Electricity is a very important part of what we do. There is a reason that during an apprenticeship you take electrical classes. 

I deal with alot of control systems with the HVAC side and with automated water systems, I like to think of electricity as water flowing. It starts somewhere and needs to end up somewhere else to make something run/switch or whatever it may be doing.

Electrician IMO are not always the best for troubleshooting our equipment (obviously some electricians are very good at it). You need to have an understanding of how the system operates, what its doing. You need to understand the sequence of the operations.
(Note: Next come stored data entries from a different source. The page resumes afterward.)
template <int NT, int J, bool VAR, bool COUNT = false>
__global__ __launch_bounds__(NT) void k_skm_make(const uint32_t *__restrict__ seq, const uint64_t *__restrict__ start, uint32_t L, uint32_t bpr, uint64_t n_blocks,
                                                 int k, int bin_bits, uint32_t bin_lo, uint32_t bin_hi, int count_items, uint64_t pos_base,
                                                 unsigned long long *__restrict__ hp, uint4 *__restrict__ out, unsigned long long cap,
                                                 unsigned long long *__restrict__ cursor, uint32_t *__restrict__ err, unsigned long long *__restrict__ digit_hist) {
  __shared__ uint32_t sm_scan[NT / kWave + 1];
  __shared__ unsigned long long s_base;
  __shared__ uint32_t dh[3][256];
  __shared__ uint32_t lbin[J * kSkmC][NT];
  __shared__ uint32_t hpl[2][12];
  const int tid = threadIdx.x;
  if (tid < 24) hpl[tid / 12][tid % 12] = 0;
  for (int i = tid; i < 768; i += NT) dh[i >> 8][i & 255] = 0;
  __syncthreads();
  const bool third_digit = bin_bits > 16;
  const int M = k + 1 - (kSkmW - 1);
  const uint32_t mmask = (1u << (2 * M)) - 1u;
  const int K1 = k + 1;
  const unsigned bin_sh = 32u - (unsigned)bin_bits;
  unsigned long long items = 0;
  uint32_t hp_n[2] = {0, 0};
  unsigned long long hp_p[2] = {~0ull, ~0ull};
  for (uint64_t it = blockIdx.x; it * (uint64_t)(NT * J) < n_blocks; it += gridDim.x) {
    uint64_t Wv[J], pos0[J];
    uint32_t smask[J], emask[J];
    uint32_t bflag[J];
#pragma unroll
    for (int j = 0; j < J; ++j) {
      const uint64_t b = it * (uint64_t)(NT * J) + (uint64_t)j * NT + tid;
      smask[j] = 0;
      emask[j] = 0;
      bflag[j] = 0;
      Wv[j] = 0;
      pos0[j] = 0;
      if (b < n_blocks) {
        const uint64_t r = b / bpr;
        const uint32_t q0 = (uint32_t)(b - r * bpr) * kSkmC;
        uint64_t base;
        uint32_t nwin;
        if constexpr (VAR) {
          base = start[r];
          const uint64_t len_r = start[r + 1] - base;
          nwin = len_r >= (uint64_t)K1 ? (uint32_t)(len_r - k) : 0u;
          if (q0 == 0 && nwin && count_items) items += nwin + (COUNT ? 0 : 4);
        } else {
          base = r * L;
          nwin = L - k;
        }
        if (q0 < nwin) {
// ... 2 lines not shown
          const unsigned sh = (unsigned)(a & 15) * 2;
          const uint32_t c0 = seq[wi], c1 = seq[wi + 1], c2 = seq[wi + 2];
          const uint64_t W = ((uint64_t)funnel_l(c0, c1, sh) << 32) | funnel_l(c1, c2, sh);
          const uint64_t R = rc64(W, 32);
          uint32_t h[kSkmNM];
#pragma unroll
          for (int i = 0; i < kSkmNM; ++i) {
            const uint32_t f = (uint32_t)(W >> (64 - 2 * (i + M))) & mmask;
            const uint32_t rv = (uint32_t)(R >> (2 * i)) & mmask;
            h[i] = skm_mix(min(f, rv));
          }
          uint32_t sfx[kSkmW];
          sfx[kSkmW - 1] = h[kSkmW - 1];
#pragma unroll
          for (int i = kSkmW - 2; i >= 0; --i) sfx[i] = min(h[i], sfx[i + 1]);
          uint32_t pfx = 0xFFFFFFFFu;
          uint32_t bins[kSkmC];
          bins[0] = skm_bin_of(sfx[0]) >> bin_sh;
#pragma unroll
          for (int w = 1; w < kSkmC; ++w) {
            pfx = min(pfx, h[kSkmW - 1 + w]);
            bins[w] = skm_bin_of(min(sfx[w], pfx)) >> bin_sh;
          }
#pragma unroll
          for (int w = 0; w < kSkmC; ++w) lbin[j * kSkmC + w][tid] = bins[w];
          const uint32_t n_here = min((uint32_t)kSkmC, nwin - q0);
          uint32_t km = 0, sm = 0, hm = 0;
          if (hp) {
            const uint64_t dx = W ^ (W << 2);
#pragma unroll
            for (int w = 0; w < kSkmC; ++w)
              if ((uint32_t)w < n_here && ((dx << (2 * w)) >> (64 - 2 * (K1 - 1))) == 0) hm |= 1u << w;
            if (hm && count_items) {
#pragma unroll
              for (int w = 0; w < kSkmC; ++w)
                if ((hm >> w) & 1u) {
                  const unsigned b = (unsigned)(W >> (62 - 2 * w)) & 3u;
                  const unsigned cls = b == 0 || b == 3 ? 0u : 1u;
                  if constexpr (COUNT) {
                    const bool strand = b >= 2;
                    const unsigned prev_raw = q0 + w == 0 ? kSentinel
                                              : (w == 0 ? (unsigned)((seq[(a - 1) >> 4] >> (30 - 2 * (unsigned)((a - 1) & 15))) & 3u) : (unsigned)(W >> (64 - 2 * w)) & 3u);
                    const unsigned next_raw = q0 + w + 1 == nwin ? kSentinel : (unsigned)(W >> (62 - 2 * (w + K1))) & 3u;
                    const unsigned pv = strand ? comp_or_sentinel(next_raw) : prev_raw, nx = strand ? comp_or_sentinel(prev_raw) : next_raw;
                    atomicAdd(&hpl[cls][0], 1u);
                    if (pv < 4) atomicAdd(&hpl[cls][1 + pv], 1u);
                    if (nx < 4) atomicAdd(&hpl[cls][5 + nx], 1u);
                  } else {
// ... 2 lines not shown
                  }
                }
            }
          }
#pragma unroll
          for (int w = 0; w < kSkmC; ++w)
            if ((uint32_t)w < n_here && !((hm >> w) & 1u) && bins[w] >= bin_lo && bins[w] < bin_hi) km |= 1u << w;
#pragma unroll
          for (int w = 0; w < kSkmC; ++w)
            if (((km >> w) & 1u) && (w == 0 || !((km >> (w - 1)) & 1u) || bins[w] != bins[w > 0 ? w - 1 : 0])) sm |= 1u << w;
          smask[j] = sm;
          emask[j] = km & ((sm >> 1) | ~(km >> 1));
          if constexpr (COUNT) {
            const uint64_t pb = a > 0 ? (uint64_t)((seq[(a - 1) >> 4] >> (30 - 2 * (unsigned)((a - 1) & 15))) & 3u) : 0ull;
            Wv[j] = (W >> 2) | (pb << 62);
            bflag[j] = (q0 == 0 ? 1u : 0u) | (q0 + n_here == nwin ? 2u : 0u) | (n_here << 2);
          } else {
            Wv[j] = W;
          }
          pos0[j] = pos_base + a;
        }
      }
    }
    uint32_t cnt = 0;
#pragma unroll
    for (int j = 0; j < J; ++j) cnt += (uint32_t)__builtin_popcount(smask[j]);
    uint32_t total = 0;
    const uint32_t excl = block_exclusive_sum<uint32_t, NT>(cnt, sm_scan, &total);
    if (tid == 0) s_base = total ? atomicAdd(cursor, (unsigned long long)total) : 0ull;
    __syncthreads();
    const unsigned long long base = s_base;
    if (base + total > cap) {
      if (tid == 0) atomicOr(err, 1u);
      return;
    }
    unsigned long long at = base + excl;
#pragma unroll
    for (int j = 0; j < J; ++j) {
      uint32_t sm = smask[j], em = emask[j];
      while (sm) {
        const int rs = __builtin_ctz(sm), re = __builtin_ctz(em);
        sm &= sm - 1;
        em &= em - 1;
        const int len = re - rs + 1;
        const uint32_t run_bin = lbin[j * kSkmC + rs][tid];
        const uint64_t p = pos0[j] + (uint64_t)rs;
        if constexpr (COUNT) {
          const uint64_t bases = (Wv[j] << (2 * rs)) & (~0ull << (64 - 2 * (K1 + len + 1)));
          const uint32_t n_blk = bflag[j] >> 2;
          const uint32_t fl = ((bflag[j] & 1u) && rs == 0 ? 16u : 0u) | ((bflag[j] & 2u) && (uint32_t)(re + 1) == n_blk ? 8u : 0u);
          out[at++] = make_uint4((run_bin << 8) | ((uint32_t)(p >> 32) << 28) | ((uint32_t)(len - 1) << 5) | fl, (uint32_t)(bases >> 32), (uint32_t)bases, (uint32_t)p);
        } else {
        const uint64_t bases = ((Wv[j] << (2 * rs)) & (~0ull << (64 - 2 * (K1 + len - 1)))) | (uint64_t)(len - 1);
        out[at++] = make_uint4((run_bin << 8) | ((uint32_t)(p >> 32) << 28), (uint32_t)(bases >> 32), (uint32_t)bases, (uint32_t)p);
        }
        atomicAdd(&dh[0][run_bin & 255u], 1u);
        atomicAdd(&dh[1][(run_bin >> 8) & 255u], 1u);
        if (third_digit) atomicAdd(&dh[2][run_bin >> 16], 1u);
      }
    }
  }
  if constexpr (VAR) {
    items = wave_sum(items);
    if ((tid & (kWave - 1)) == 0 && items) atomicAdd(cursor + 3, items);
  }
  if constexpr (COUNT) {
    __syncthreads();
    if (hp && count_items && tid < 24 && hpl[tid / 12][tid % 12]) atomicAdd(hp + 8 + (tid / 12) * 16 + (tid % 12), (unsigned long long)hpl[tid / 12][tid % 12]);
  }
  if (!COUNT && hp && count_items) {
#pragma unroll
    for (int x = 0; x < 2; ++x) {
      const uint32_t n_w = wave_sum(hp_n[x]);
      if (n_w) {
        unsigned long long pmin = hp_p[x];
#pragma unroll
        for (int d = kWave / 2; d > 0; d >>= 1) pmin = min(pmin, (unsigned long long)__shfl_xor((long long)pmin, d, kWave));
        if ((tid & (kWave - 1)) == 0) {
          atomicAdd(hp + x, (unsigned long long)n_w);
          atomicMin(hp + 2 + x, pmin);
        }
      }
    }
// ... 30 lines not shown
}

Without the understanding of how something works electricians electrical knowledge is wasted. Sometimes in tough situations I feel it's best to work with an electrician on a problem rather than throw your hands up in the air and say "you need an electrician".


----------



## justin (May 14, 2010)

i use liscensed electricians on all equip. hookups. i dont on water heater changeouts, but if it goes farther than water heater like bad breaker i call elect. my insurance woyld prob get mad if we were electrical hacking and burned down house.


----------



## Richard Hilliard (Apr 10, 2010)

I dislike electrical due to it being a theory verse fact.


----------



## RealCraftsMan (Dec 27, 2011)

Richard Hilliard said:


> I dislike electrical due to it being a theory verse fact.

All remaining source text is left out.